Seven years on, Khaled is sitting pretty. He has escaped the clutches of the small-time cassette producers of Paris's Barbes-Rochechouart district, for whom he recorded so many cheap hits. 'You have to watch those guys - they're quite capable of taking an old recording, changing the jacket and telling you it's a new album . . .' He's picked up a decoration - Chevalier des Arts et Lettres - from the French Minister of Culture, Jack Lang. He's even resolved two substantial 'problems' - the requirement to do military service, which he fought for years ('They wouldn't let me off - I was an example to youth') has been dropped, since at 32 he's now too old; and a muddled court case for defamation, brought in Algeria by a 'jealous producer', has finally been dismissed on appeal, removing the prospect of a year's prison sentence.
Khaled's famous love of partying, bars and booze, the ex-Cheb claims, is now muted. In 1986, after his performance at the first French rai festival at Bobigny, the newly arrived Khaled and his party checked into the smart Prince of Wales Hotel for two days, 'staying up all night talking and emptying the mini-bars - it was great'. He still likes to entertain, but these days more sedately.
Steering his international career with the aid of a Paris-based management company, Khaled Unlimited Sound, Khaled keeps houses in Villejuif and the Oran oil refinery area of Arzeu. He issues his own cassettes in Algeria, through a company, Agadier, run by members of his family.

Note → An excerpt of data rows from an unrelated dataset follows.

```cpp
template <bool RC>
__device__ __forceinline__ void plan_small_part(const PlanJob& J, int dir, int part, int rpp, bool last_part, int need_tpos, int* status,
                                                char* lds) {
  int* cnt = reinterpret_cast<int*>(lds);
  int* lrow = cnt + PS_ROWS;
  int* ltmp = lrow + PS_ROWS + 1;
  int* lcol = ltmp + PS_TMP;
  int* wsum = lcol + PS_TMP;
  int* s_scal = wsum + 16;
  unsigned short* lkey = reinterpret_cast<unsigned short*>(s_scal + 7);
  int& s_base = s_scal[0];
  int& s_total = s_scal[1];
  const int tid = threadIdx.x, lane = tid & 63, w = tid >> 6;
  const int n_rows = dir ? J.n_src : J.n_dst;
  const int r0 = part * rpp;
  const int r1 = min(n_rows, r0 + rpp);
  const int nr = max(r1 - r0, 0);
  const int E = (int)J.E;
  const int64_t* __restrict__ es = J.ei;
  const int64_t* __restrict__ ed = J.ei + J.E;
  const int n_src = J.n_src, n_dst = J.n_dst;

  PS_KT(8);
  for (int i = tid; i < PS_ROWS; i += 1024) cnt[i] = 0;
  const bool sliced = J.gp_edge != nullptr && nr > 0;
  int bad = 0;
  if (tid == 0) { s_scal[3] = 0; s_scal[4] = sliced ? 0 : E; s_scal[5] = 0; s_scal[6] = n_rows; }
  __syncthreads();
  if (sliced) {
    const int64_t* __restrict__ gp = dir ? J.gp_src : J.gp_dst;
    for (int g = tid; g < J.n_graphs; g += 1024) {
      const int64_t a = gp[g], b = gp[g + 1];
      const int64_t ea = J.gp_edge[g], eb = J.gp_edge[g + 1];
      if (a <= r0 && r0 < b) { s_scal[3] = (int)ea; s_scal[5] = (int)a; }
      if (a < r1 && r1 <= b) { s_scal[4] = (int)eb; s_scal[6] = (int)b; }
      if (g + 1 == J.n_graphs && (b != n_rows || eb != E)) bad = 2;
    }
    __syncthreads();
  }
  const int e_lo = __builtin_amdgcn_readfirstlane(min(max(s_scal[3], 0), E));
  const int e_hi = __builtin_amdgcn_readfirstlane(min(max(s_scal[4], e_lo), E));
  const int key_lo = __builtin_amdgcn_readfirstlane(s_scal[5]), key_hi = __builtin_amdgcn_readfirstlane(s_scal[6]);
  int below = tid == 0 ? e_lo : 0;
  int cs[RC ? PS_RC : 1], cd[RC ? PS_RC : 1];
  if constexpr (RC) {
#pragma unroll
    for (int i = 0; i < PS_RC; ++i) {
      const int e = e_lo + tid + i * 1024;
      const int ec = max(min(e, e_hi - 1), 0);
      int64_t s = -1, d = -1;
      if (e_hi > e_lo) { s = es[ec]; d = ed[ec]; }
      const bool in = e < e_hi;
      const bool ok = in && s >= 0 && s < n_src && d >= 0 && d < n_dst;
      if (in && !ok) bad |= 1;
      cs[i] = ok ? (int)s : -1;
      cd[i] = (int)d;
    }
#pragma unroll
    for (int i = 0; i < PS_RC; ++i) {
      if (cs[i] < 0) continue;
      const int key = dir ? cs[i] : cd[i];
      if (key < key_lo || key >= key_hi) bad |= 2;
      if (key < r0) ++below;
      else if (key < r1) atomicAdd(&cnt[key - r0], 1);
    }
  } else
  for (int e0 = e_lo + tid; e0 < e_hi; e0 += PS_UB * 1024) {
    int64_t sv[PS_UB], dv[PS_UB];
#pragma unroll
    for (int u = 0; u < PS_UB; ++u) {
      const int e = min(e0 + u * 1024, e_hi - 1);
      sv[u] = es[e];
      dv[u] = ed[e];
    }
#pragma unroll
    for (int u = 0; u < PS_UB; ++u) {
      if (e0 + u * 1024 >= e_hi) break;
      const int64_t s = sv[u], d = dv[u];
      if (s < 0 || s >= n_src || d < 0 || d >= n_dst) { bad |= 1; continue; }
      const int key = (int)(dir ? s : d);
      if (key < key_lo || key >= key_hi) bad |= 2;
      if (key < r0) ++below;
      else if (key < r1) atomicAdd(&cnt[key - r0], 1);
    }
  }
  PS_KT(9);
  if ((bad & 1) && status && (sliced || (part == 0 && dir == 0))) atomicOr(status, 1);
  if ((bad & 2) && status) atomicOr(status, 4);
#pragma unroll
  for (int o = 32; o > 0; o >>= 1) below += __shfl_xor(below, o);
  if (lane == 0) wsum[w] = below;
  __syncthreads();
  if (tid == 0) {
    int b = 0;
    for (int q = 0; q < 16; ++q) b += wsum[q];
    s_base = b;
  }
  __syncthreads();
  const int base = s_base;
  {
    const int v = tid < nr ? cnt[tid] : 0;
    int x = v;
#pragma unroll
    for (int o = 1; o < 64; o <<= 1) {
      const int y = __shfl_up(x, o);
      if (lane >= o) x += y;
    }
    __syncthreads();
    if (lane == 63) wsum[w] = x;
    __syncthreads();
    int woff = 0;
    for (int q = 0; q < w; ++q) woff += wsum[q];
    const int excl = woff + x - v;
    if (tid < nr) {
      lrow[tid] = excl;
      (dir ? J.t_rowptr : J.rowptr)[r0 + tid] = base + excl;
      if (!dir && J.degf) J.degf[r0 + tid] = 1.f / (float)(v > 1 ? v : 1);
      cnt[tid] = 0;
    }
    if (tid == 1023) s_total = woff + x;
    __syncthreads();
    if (tid == 0) {
      lrow[nr] = s_total;
      if (last_part) (dir ? J.t_rowptr : J.rowptr)[n_rows] = base + s_total;
    }
  }
  __syncthreads();
  PS_KT(10);
  const int total = s_total;
  const bool in_lds = total <= PS_TMP;
  int* __restrict__ gtmp = (dir ? J.tmp_out : J.tmp_in) + base;
  if constexpr (RC) {
#pragma unroll
    for (int i = 0; i < PS_RC; ++i) {
      if (cs[i] < 0) continue;
      const int key = dir ? cs[i] : cd[i];
      if (key < r0 || key >= r1) continue;
      const int e = e_lo + tid + i * 1024;
      const int slot = lrow[key - r0] + atomicAdd(&cnt[key - r0], 1);
      if (in_lds) {
        ltmp[slot] = e;
        lcol[slot] = dir ? cd[i] : cs[i];
        lkey[slot] = (unsigned short)(key - r0);
      } else {
        gtmp[slot] = e;
      }
    }
  } else
  for (int e0 = e_lo + tid; e0 < e_hi; e0 += PS_UB * 1024) {
    int64_t sv[PS_UB], dv[PS_UB];
#pragma unroll
    for (int u = 0; u < PS_UB; ++u) {
      const int e = min(e0 + u * 1024, e_hi - 1);
      sv[u] = es[e];
      dv[u] = ed[e];
    }
#pragma unroll
    for (int u = 0; u < PS_UB; ++u) {
      const int e = e0 + u * 1024;
      if (e >= e_hi) break;
      const int64_t s = sv[u], d = dv[u];
      if (s < 0 || s >= n_src || d < 0 || d >= n_dst) continue;
      const int key = (int)(dir ? s : d);
      if (key < r0 || key >= r1) continue;
      const int slot = lrow[key - r0] + atomicAdd(&cnt[key - r0], 1);
      if (in_lds) {
        ltmp[slot] = e;
        lcol[slot] = (int)(dir ? d : s);
        lkey[slot] = (unsigned short)(key - r0);
      } else {
        gtmp[slot] = e;
      }
    }
  }
  __syncthreads();
  PS_KT(11);
  if (in_lds) {
    for (int q = tid; q < total; q += 1024) {
      const int r = lkey[q];
      const int b = lrow[r], en = lrow[r + 1];
      const int mine = ltmp[q];
      int rank = 0;
      for (int i = b; i < en; ++i) rank += (ltmp[i] < mine) ? 1 : 0;
      const int pos = base + b + rank;
      if (dir == 0) {
        J.eid[pos] = mine;
        J.col[pos] = lcol[q];
        if (need_tpos) J.pos_of_eid[mine] = pos;
      } else {
        if (need_tpos) J.t_eid[pos] = mine;
        J.t_col[pos] = lcol[q];
      }
    }
  } else {
    for (int q = tid; q < total; q += 1024) {
      int lo = 0, hi = nr - 1;
      while (lo < hi) {
        const int mid = (lo + hi + 1) >> 1;
        if (lrow[mid] <= q) lo = mid; else hi = mid - 1;
      }
      const int b = lrow[lo], en = lrow[lo + 1];
      const int mine = gtmp[q];
      int rank = 0;
      for (int i = b; i < en; ++i) rank += (gtmp[i] < mine) ? 1 : 0;
      const int pos = base + b + rank;
      if (dir == 0) {
        J.eid[pos] = mine;
        J.col[pos] = (int)es[mine];
        if (need_tpos) J.pos_of_eid[mine] = pos;
      } else {
        if (need_tpos) J.t_eid[pos] = mine;
        J.t_col[pos] = (int)ed[mine];
      }
    }
  }
  PS_KT(12);
}


template <bool RC>
__device__ __forceinline__ void plan_small_block(const PlanSmallArgs& a, int* status, int blk, char* lds) {
  int jd = 0;
  while (jd + 1 < 2 * a.pb.n && blk >= a.part_start[jd + 1]) ++jd;
  plan_small_part<RC>(a.pb.j[jd >> 1], jd & 1, blk - a.part_start[jd], a.rows_per_part[jd], blk + 1 == a.part_start[jd + 1],
                      a.pb.need_tpos, status, lds);
}

inline int plan_small_layout(const PlanBatch& pb, int* part_start , int* rows_per_part ) {
  int blocks = 0;
  for (int jd = 0; jd < 2 * pb.n; ++jd) {
    const PlanJob& J = pb.j[jd >> 1];
    const int nrows = (jd & 1) ? J.n_src : J.n_dst;
    const int rows_max = J.gp_edge ? PS_ROWS_SLICED : PS_ROWS;
    const int parts = nrows > 0 ? cdiv(nrows, rows_max) : 1;
    part_start[jd] = blocks;
    rows_per_part[jd] = nrows > 0 ? cdiv(nrows, parts) : 1;
    blocks += parts;
  }
  part_start[2 * pb.n] = blocks;
  return blocks;
}
inline bool plan_small_fits_rc(const PlanBatch& pb) {
  int64_t emax = 0;
  bool sliced = pb.n > 0;
  for (int j = 0; j < pb.n; ++j) {
    emax = pb.j[j].E > emax ? pb.j[j].E : emax;
    sliced = sliced && (pb.j[j].gp_edge != nullptr || pb.j[j].E == 0);
  }
  if (sliced) return false;
  return emax <= (int64_t)PS_RC * 1024;
}

}
```

Measured before the change: 373,300.

## Drop LDS segment staging and barriers; keep edges in registers in plan

The front GEMM now resolves each column's parameter segment straight from kernel arguments with a branchless unrolled select. This removes the LDS copy of the segment table and a block barrier, and it uses 32-bit offsets for the B rows. In the small planning kernel, the base and total prefix computations are merged into one scan pass using separate wsum/wscan buffers, which cuts several __syncthreads. When the edge range fits in one unrolled pass, the source and destination indices are kept in registers so the second edge read from global memory is skipped. The costs are higher register pressure, and the 32-bit offsets could overflow if the parameter buffers are very large.

```diff
diff --git a/hydra-gnn_amd/csrc/front.hip b/hydra-gnn_amd/csrc/front.hip
--- a/hydra-gnn_amd/csrc/front.hip
+++ b/hydra-gnn_amd/csrc/front.hip
@@ -27,8 +27,7 @@
 constexpr int F_STAGE_FLOATS = 2 * 2 * FT * FLD;
 constexpr int F_RED_FLOATS = 16 * 16 * 64;
 constexpr int F_GEMM_FLOATS = F_STAGE_FLOATS > F_RED_FLOATS ? F_STAGE_FLOATS : F_RED_FLOATS;
-constexpr int F_SEG_OFF = F_GEMM_FLOATS * 4;
-constexpr int F_GEMM_BYTES = F_SEG_OFF + FR_MAX_SEG * (int)sizeof(FrontSeg);
+constexpr int F_GEMM_BYTES = F_GEMM_FLOATS * 4;
 constexpr int F_LDS_BYTES = PS_LDS_BYTES > F_GEMM_BYTES ? PS_LDS_BYTES : F_GEMM_BYTES;
 
 template <int VEC>
@@ -40,27 +39,36 @@
 }
 
 template <int VEC, int NSRC>
-__device__ __forceinline__ void front_gemm_tile(const FrontProb& P, const FrontSeg* __restrict__ sseg, const float* __restrict__ params,
-                                                int tm, int tn, float* lds) {
+__device__ __forceinline__ void front_gemm_tile(const FrontProb& P, const float* __restrict__ params, int tm, int tn, float* lds) {
   const int tid = threadIdx.x, lane = tid & 63, w = __builtin_amdgcn_readfirstlane(tid >> 6);
   const int m0 = tm * FT, n0 = tn * FT;
   const int k4 = (tid & 31) * 4;
   const float* arow[2];
-  const float* brow[2][NSRC];
+  uint32_t brow[2][NSRC];
   int bn[2];
 #pragma unroll
   for (int i = 0; i < 2; ++i) {
     const int row = (tid >> 5) + 32 * i;
     arow[i] = P.A + (int64_t)min(m0 + row, P.M - 1) * P.lda;
     const int c = n0 + row;
-    int si = 0;
-    while (si + 1 < P.n_seg && c >= sseg[si + 1].col0) ++si;
-    const FrontSeg& S = sseg[si];
-    const int br = c - S.col0;
-    const bool blive = c < P.N && br >= 0 && br < S.rows;
-    bn[i] = blive ? S.nsrc : 0;
-#pragma unroll
-    for (int q = 0; q < NSRC; ++q) brow[i][q] = params + S.off[q < S.nsrc ? q : 0] + (int64_t)(blive ? br : 0) * S.ld;
+    int col0 = P.seg[0].col0, rows = P.seg[0].rows, nsrc = P.seg[0].nsrc, ld = P.seg[0].ld;
+    uint32_t off[NSRC];
+#pragma unroll
+    for (int q = 0; q < NSRC; ++q) off[q] = q < P.seg[0].nsrc ? P.seg[0].off[q] : P.seg[0].off[0];
+    bool go = true;
+#pragma unroll
+    for (int si = 1; si < FR_MAX_SEG; ++si) {
+      const FrontSeg& G = P.seg[si];
+      go = go && si < P.n_seg && c >= G.col0;
+      col0 = go ? G.col0 : col0; rows = go ? G.rows : rows; nsrc = go ? G.nsrc : nsrc; ld = go ? G.ld : ld;
+#pragma unroll
+      for (int q = 0; q < NSRC; ++q) off[q] = go ? (q < G.nsrc ? G.off[q] : G.off[0]) : off[q];
+    }
+    const int br = c - col0;
+    const bool blive = c < P.N && br >= 0 && br < rows;
+    bn[i] = blive ? nsrc : 0;
+#pragma unroll
+    for (int q = 0; q < NSRC; ++q) brow[i][q] = off[q] + (uint32_t)((blive ? br : 0) * ld);
   }
   const int n_stage = (P.K + FBK - 1) / FBK;
   float4 ra[FSTAGES][2], rb[FSTAGES][2];
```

One market as yet only partly penetrated by rai, the Middle East, is beginning to express interest. 'I've had offers of concerts in Cairo, Damascus, Dubai and Abu Dhabi.' Isn't this getting a mite close to the hyper-prudish Saudis? 'No, no problem,' says Khaled, pouring another glass of red, 'Abu Dhabi's got alcohol - where there's alcohol I don't worry . . .'
Khaled plays the London Equinox on 13 September (071-437 1446).